▶ **Exercise prompt**: From the entries that follow, pick out all lines holding "shown".
[Start of section]
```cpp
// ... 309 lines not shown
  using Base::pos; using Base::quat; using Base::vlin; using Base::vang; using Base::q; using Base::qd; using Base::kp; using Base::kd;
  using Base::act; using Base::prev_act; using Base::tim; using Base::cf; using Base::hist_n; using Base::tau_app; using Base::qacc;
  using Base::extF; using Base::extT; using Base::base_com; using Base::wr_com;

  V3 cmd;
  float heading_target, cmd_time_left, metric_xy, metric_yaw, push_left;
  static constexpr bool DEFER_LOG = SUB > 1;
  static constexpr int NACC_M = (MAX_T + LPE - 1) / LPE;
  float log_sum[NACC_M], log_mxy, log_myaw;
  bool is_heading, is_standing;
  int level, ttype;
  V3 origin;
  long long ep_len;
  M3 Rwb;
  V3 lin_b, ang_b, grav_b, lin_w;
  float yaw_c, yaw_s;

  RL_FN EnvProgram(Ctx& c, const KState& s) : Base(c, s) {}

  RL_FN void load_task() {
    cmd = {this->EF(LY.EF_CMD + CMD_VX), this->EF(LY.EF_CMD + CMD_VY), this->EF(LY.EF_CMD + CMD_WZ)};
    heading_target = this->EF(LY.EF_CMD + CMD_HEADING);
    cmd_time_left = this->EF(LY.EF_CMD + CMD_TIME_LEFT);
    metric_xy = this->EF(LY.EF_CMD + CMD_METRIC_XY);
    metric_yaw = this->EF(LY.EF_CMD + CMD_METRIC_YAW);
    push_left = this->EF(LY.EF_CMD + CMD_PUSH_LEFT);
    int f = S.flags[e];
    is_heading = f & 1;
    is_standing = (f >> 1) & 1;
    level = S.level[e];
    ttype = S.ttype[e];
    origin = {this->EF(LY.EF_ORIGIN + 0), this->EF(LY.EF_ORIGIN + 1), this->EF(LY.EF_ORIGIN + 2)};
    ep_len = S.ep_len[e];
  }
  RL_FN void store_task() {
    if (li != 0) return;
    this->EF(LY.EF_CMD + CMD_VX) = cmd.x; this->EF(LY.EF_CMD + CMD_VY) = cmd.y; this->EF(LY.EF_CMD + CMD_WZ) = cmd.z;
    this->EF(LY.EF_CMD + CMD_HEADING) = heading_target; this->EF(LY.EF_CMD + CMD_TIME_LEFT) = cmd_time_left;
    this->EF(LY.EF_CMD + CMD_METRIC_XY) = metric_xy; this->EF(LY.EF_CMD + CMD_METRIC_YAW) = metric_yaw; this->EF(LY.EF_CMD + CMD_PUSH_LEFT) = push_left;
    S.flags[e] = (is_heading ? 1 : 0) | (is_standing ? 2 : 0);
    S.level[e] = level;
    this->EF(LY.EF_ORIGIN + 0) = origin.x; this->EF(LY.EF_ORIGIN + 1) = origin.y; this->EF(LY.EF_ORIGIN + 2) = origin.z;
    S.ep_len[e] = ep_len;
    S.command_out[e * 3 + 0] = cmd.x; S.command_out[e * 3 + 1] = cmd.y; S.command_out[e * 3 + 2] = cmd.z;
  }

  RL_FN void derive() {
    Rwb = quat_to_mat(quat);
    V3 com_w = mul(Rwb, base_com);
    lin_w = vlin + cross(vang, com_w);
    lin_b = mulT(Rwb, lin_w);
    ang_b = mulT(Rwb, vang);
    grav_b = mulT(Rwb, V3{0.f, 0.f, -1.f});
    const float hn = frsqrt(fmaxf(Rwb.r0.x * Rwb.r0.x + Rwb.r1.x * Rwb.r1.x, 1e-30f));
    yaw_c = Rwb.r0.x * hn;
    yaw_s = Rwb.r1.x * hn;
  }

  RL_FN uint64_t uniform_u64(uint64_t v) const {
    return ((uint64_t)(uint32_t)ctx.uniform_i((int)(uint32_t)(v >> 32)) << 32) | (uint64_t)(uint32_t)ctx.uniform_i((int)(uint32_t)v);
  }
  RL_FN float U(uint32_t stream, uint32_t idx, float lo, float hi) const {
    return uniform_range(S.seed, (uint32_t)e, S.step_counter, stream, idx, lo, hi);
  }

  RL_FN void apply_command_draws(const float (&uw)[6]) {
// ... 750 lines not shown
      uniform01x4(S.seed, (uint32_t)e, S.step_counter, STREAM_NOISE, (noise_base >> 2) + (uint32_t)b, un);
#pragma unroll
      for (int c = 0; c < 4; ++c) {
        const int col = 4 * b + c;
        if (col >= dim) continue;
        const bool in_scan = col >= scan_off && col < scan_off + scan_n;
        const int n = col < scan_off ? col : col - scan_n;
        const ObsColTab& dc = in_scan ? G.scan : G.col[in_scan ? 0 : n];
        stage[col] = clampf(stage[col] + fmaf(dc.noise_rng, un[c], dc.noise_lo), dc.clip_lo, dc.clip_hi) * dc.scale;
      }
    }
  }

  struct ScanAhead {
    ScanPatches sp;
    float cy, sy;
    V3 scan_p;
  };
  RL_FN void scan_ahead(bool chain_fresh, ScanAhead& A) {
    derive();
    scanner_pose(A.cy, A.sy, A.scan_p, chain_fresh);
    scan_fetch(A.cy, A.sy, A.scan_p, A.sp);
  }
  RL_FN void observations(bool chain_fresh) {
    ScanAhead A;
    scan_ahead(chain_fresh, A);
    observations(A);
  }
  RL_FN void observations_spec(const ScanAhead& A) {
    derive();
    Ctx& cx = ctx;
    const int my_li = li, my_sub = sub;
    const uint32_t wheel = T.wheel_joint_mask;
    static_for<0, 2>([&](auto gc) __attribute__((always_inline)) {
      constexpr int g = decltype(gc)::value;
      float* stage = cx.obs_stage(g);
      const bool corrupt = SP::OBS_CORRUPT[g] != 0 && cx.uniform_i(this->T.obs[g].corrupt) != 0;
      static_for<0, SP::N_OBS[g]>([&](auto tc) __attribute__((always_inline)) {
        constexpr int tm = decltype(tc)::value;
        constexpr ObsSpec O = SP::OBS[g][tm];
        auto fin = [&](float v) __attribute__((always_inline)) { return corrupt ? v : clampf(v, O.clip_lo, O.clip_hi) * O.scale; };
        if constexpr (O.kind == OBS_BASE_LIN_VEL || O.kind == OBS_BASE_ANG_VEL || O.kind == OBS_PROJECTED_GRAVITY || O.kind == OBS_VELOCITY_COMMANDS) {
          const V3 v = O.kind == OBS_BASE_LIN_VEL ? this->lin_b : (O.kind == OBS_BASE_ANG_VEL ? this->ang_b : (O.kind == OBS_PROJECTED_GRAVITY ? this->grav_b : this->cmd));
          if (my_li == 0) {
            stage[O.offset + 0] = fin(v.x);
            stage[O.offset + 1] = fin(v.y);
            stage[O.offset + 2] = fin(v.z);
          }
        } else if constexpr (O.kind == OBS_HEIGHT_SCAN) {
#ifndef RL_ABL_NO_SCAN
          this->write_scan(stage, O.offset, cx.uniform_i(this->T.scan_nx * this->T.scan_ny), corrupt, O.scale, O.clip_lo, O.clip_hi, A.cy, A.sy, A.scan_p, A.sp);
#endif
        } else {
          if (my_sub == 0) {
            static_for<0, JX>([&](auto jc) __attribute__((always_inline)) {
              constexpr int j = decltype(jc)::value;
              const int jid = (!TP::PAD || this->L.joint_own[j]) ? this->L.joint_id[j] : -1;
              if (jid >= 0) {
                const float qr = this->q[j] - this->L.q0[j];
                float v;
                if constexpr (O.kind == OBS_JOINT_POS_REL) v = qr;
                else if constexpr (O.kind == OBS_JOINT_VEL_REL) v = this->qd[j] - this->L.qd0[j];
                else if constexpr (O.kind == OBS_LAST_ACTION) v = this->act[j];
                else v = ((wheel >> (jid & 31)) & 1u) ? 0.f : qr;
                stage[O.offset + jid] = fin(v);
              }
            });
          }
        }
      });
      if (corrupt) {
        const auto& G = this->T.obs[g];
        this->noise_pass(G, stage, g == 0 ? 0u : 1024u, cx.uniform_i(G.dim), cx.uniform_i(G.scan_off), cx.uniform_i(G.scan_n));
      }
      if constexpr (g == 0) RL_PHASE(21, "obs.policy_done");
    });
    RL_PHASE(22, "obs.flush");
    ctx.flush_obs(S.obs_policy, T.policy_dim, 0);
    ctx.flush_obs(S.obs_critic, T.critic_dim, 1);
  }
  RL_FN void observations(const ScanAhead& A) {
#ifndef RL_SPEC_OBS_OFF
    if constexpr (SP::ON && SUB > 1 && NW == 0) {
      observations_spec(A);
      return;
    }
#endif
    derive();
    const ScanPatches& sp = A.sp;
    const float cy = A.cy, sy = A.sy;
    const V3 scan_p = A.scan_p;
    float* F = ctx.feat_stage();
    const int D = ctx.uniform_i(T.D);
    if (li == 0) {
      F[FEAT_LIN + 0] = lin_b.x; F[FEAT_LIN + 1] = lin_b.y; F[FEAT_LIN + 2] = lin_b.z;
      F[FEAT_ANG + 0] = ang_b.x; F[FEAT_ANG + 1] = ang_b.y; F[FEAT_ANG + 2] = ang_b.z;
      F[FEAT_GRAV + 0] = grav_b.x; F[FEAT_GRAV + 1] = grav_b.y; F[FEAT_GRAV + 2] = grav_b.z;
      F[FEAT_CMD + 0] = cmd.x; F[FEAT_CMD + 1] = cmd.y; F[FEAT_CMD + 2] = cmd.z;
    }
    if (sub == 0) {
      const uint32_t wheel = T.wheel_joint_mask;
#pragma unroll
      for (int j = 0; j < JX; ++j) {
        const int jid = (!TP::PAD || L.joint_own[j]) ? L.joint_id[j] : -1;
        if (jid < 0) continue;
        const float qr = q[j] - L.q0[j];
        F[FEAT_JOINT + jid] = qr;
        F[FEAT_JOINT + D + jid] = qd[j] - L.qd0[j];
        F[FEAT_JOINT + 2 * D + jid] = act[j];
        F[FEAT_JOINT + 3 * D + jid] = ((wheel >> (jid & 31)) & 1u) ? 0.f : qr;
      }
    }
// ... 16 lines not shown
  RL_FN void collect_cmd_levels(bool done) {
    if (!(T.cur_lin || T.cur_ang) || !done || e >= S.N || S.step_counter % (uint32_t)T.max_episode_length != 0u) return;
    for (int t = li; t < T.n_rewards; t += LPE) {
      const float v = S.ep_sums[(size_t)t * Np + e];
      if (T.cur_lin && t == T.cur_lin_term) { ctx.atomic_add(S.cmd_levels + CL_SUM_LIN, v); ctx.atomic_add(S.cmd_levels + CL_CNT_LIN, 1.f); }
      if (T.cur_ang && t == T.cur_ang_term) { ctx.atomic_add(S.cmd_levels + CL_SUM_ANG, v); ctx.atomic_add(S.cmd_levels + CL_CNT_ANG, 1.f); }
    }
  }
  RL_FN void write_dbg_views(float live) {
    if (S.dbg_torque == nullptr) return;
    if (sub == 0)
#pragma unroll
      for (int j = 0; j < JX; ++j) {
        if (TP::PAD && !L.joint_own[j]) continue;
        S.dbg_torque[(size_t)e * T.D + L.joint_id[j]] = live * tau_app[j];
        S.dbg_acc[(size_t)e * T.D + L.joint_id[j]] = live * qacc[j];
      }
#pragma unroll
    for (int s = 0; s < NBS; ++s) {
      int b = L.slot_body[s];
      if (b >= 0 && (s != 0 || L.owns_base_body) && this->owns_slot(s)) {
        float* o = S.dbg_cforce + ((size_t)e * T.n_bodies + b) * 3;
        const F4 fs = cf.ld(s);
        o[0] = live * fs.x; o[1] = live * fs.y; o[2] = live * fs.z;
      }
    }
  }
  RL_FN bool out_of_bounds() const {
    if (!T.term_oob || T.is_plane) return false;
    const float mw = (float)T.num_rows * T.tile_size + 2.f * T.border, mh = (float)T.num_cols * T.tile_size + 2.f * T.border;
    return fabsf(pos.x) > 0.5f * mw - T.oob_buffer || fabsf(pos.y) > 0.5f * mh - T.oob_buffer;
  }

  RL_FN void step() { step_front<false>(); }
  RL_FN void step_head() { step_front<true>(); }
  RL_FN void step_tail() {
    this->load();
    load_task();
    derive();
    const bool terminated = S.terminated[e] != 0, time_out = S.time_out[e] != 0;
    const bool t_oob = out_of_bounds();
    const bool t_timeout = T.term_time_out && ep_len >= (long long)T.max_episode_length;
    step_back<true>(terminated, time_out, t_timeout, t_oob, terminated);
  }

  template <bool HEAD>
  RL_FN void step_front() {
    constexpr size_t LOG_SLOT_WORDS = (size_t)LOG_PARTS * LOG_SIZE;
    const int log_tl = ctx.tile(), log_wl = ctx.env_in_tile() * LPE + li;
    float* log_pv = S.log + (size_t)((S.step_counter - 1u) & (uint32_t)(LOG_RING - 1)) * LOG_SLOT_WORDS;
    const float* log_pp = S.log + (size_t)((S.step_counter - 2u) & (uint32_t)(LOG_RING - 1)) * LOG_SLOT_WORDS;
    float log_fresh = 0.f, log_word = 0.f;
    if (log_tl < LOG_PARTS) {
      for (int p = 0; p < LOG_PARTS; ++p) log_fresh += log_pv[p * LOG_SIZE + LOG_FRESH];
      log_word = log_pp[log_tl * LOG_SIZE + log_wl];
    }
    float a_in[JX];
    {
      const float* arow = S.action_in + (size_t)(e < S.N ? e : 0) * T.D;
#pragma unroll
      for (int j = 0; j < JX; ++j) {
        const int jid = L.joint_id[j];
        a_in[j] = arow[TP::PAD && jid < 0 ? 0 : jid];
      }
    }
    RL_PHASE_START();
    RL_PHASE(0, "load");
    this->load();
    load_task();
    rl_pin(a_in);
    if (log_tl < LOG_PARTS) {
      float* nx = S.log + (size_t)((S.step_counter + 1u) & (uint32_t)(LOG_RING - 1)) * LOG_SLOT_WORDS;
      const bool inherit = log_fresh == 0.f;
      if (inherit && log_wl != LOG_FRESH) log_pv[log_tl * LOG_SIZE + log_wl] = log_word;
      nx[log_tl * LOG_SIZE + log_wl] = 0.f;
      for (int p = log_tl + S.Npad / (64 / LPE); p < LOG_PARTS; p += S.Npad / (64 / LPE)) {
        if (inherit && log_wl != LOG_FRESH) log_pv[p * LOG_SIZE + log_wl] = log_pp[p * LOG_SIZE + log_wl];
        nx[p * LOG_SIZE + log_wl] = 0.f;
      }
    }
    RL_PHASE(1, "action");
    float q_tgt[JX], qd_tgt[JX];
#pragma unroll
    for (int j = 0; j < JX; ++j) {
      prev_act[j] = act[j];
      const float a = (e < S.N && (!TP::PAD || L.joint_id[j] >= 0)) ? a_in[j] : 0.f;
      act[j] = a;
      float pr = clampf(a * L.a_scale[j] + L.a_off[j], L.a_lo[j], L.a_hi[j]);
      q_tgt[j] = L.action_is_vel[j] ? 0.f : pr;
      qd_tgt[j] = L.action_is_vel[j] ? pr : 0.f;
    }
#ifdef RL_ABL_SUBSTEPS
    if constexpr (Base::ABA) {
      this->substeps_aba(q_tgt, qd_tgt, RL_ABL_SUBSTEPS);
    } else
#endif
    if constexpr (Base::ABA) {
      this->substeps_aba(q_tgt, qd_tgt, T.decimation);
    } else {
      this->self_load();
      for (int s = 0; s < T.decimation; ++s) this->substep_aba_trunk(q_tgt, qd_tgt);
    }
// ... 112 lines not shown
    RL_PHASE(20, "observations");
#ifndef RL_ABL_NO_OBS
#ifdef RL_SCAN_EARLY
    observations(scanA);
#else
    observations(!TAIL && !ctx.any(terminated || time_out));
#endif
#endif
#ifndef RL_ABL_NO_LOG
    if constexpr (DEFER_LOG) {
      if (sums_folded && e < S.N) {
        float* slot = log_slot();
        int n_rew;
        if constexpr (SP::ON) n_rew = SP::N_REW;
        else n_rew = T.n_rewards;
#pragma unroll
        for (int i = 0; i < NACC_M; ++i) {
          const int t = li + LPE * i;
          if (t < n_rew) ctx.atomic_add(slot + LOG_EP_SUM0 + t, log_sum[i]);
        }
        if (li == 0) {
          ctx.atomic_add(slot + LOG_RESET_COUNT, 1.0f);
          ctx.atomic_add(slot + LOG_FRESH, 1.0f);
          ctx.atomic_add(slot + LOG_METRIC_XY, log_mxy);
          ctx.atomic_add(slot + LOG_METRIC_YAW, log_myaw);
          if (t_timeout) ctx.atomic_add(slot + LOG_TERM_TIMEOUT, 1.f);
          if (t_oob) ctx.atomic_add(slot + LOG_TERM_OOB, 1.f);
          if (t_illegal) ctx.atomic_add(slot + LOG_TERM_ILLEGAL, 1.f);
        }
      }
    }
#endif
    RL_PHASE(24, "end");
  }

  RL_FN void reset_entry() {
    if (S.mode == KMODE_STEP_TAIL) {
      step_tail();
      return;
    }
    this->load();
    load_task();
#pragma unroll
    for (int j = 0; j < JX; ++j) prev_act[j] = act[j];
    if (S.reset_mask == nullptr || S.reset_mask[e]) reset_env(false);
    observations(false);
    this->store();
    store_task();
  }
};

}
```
[End of section]
▶ **Response for this exercise**:
// ... 309 lines not shown
// ... 750 lines not shown
// ... 16 lines not shown
// ... 112 lines not shown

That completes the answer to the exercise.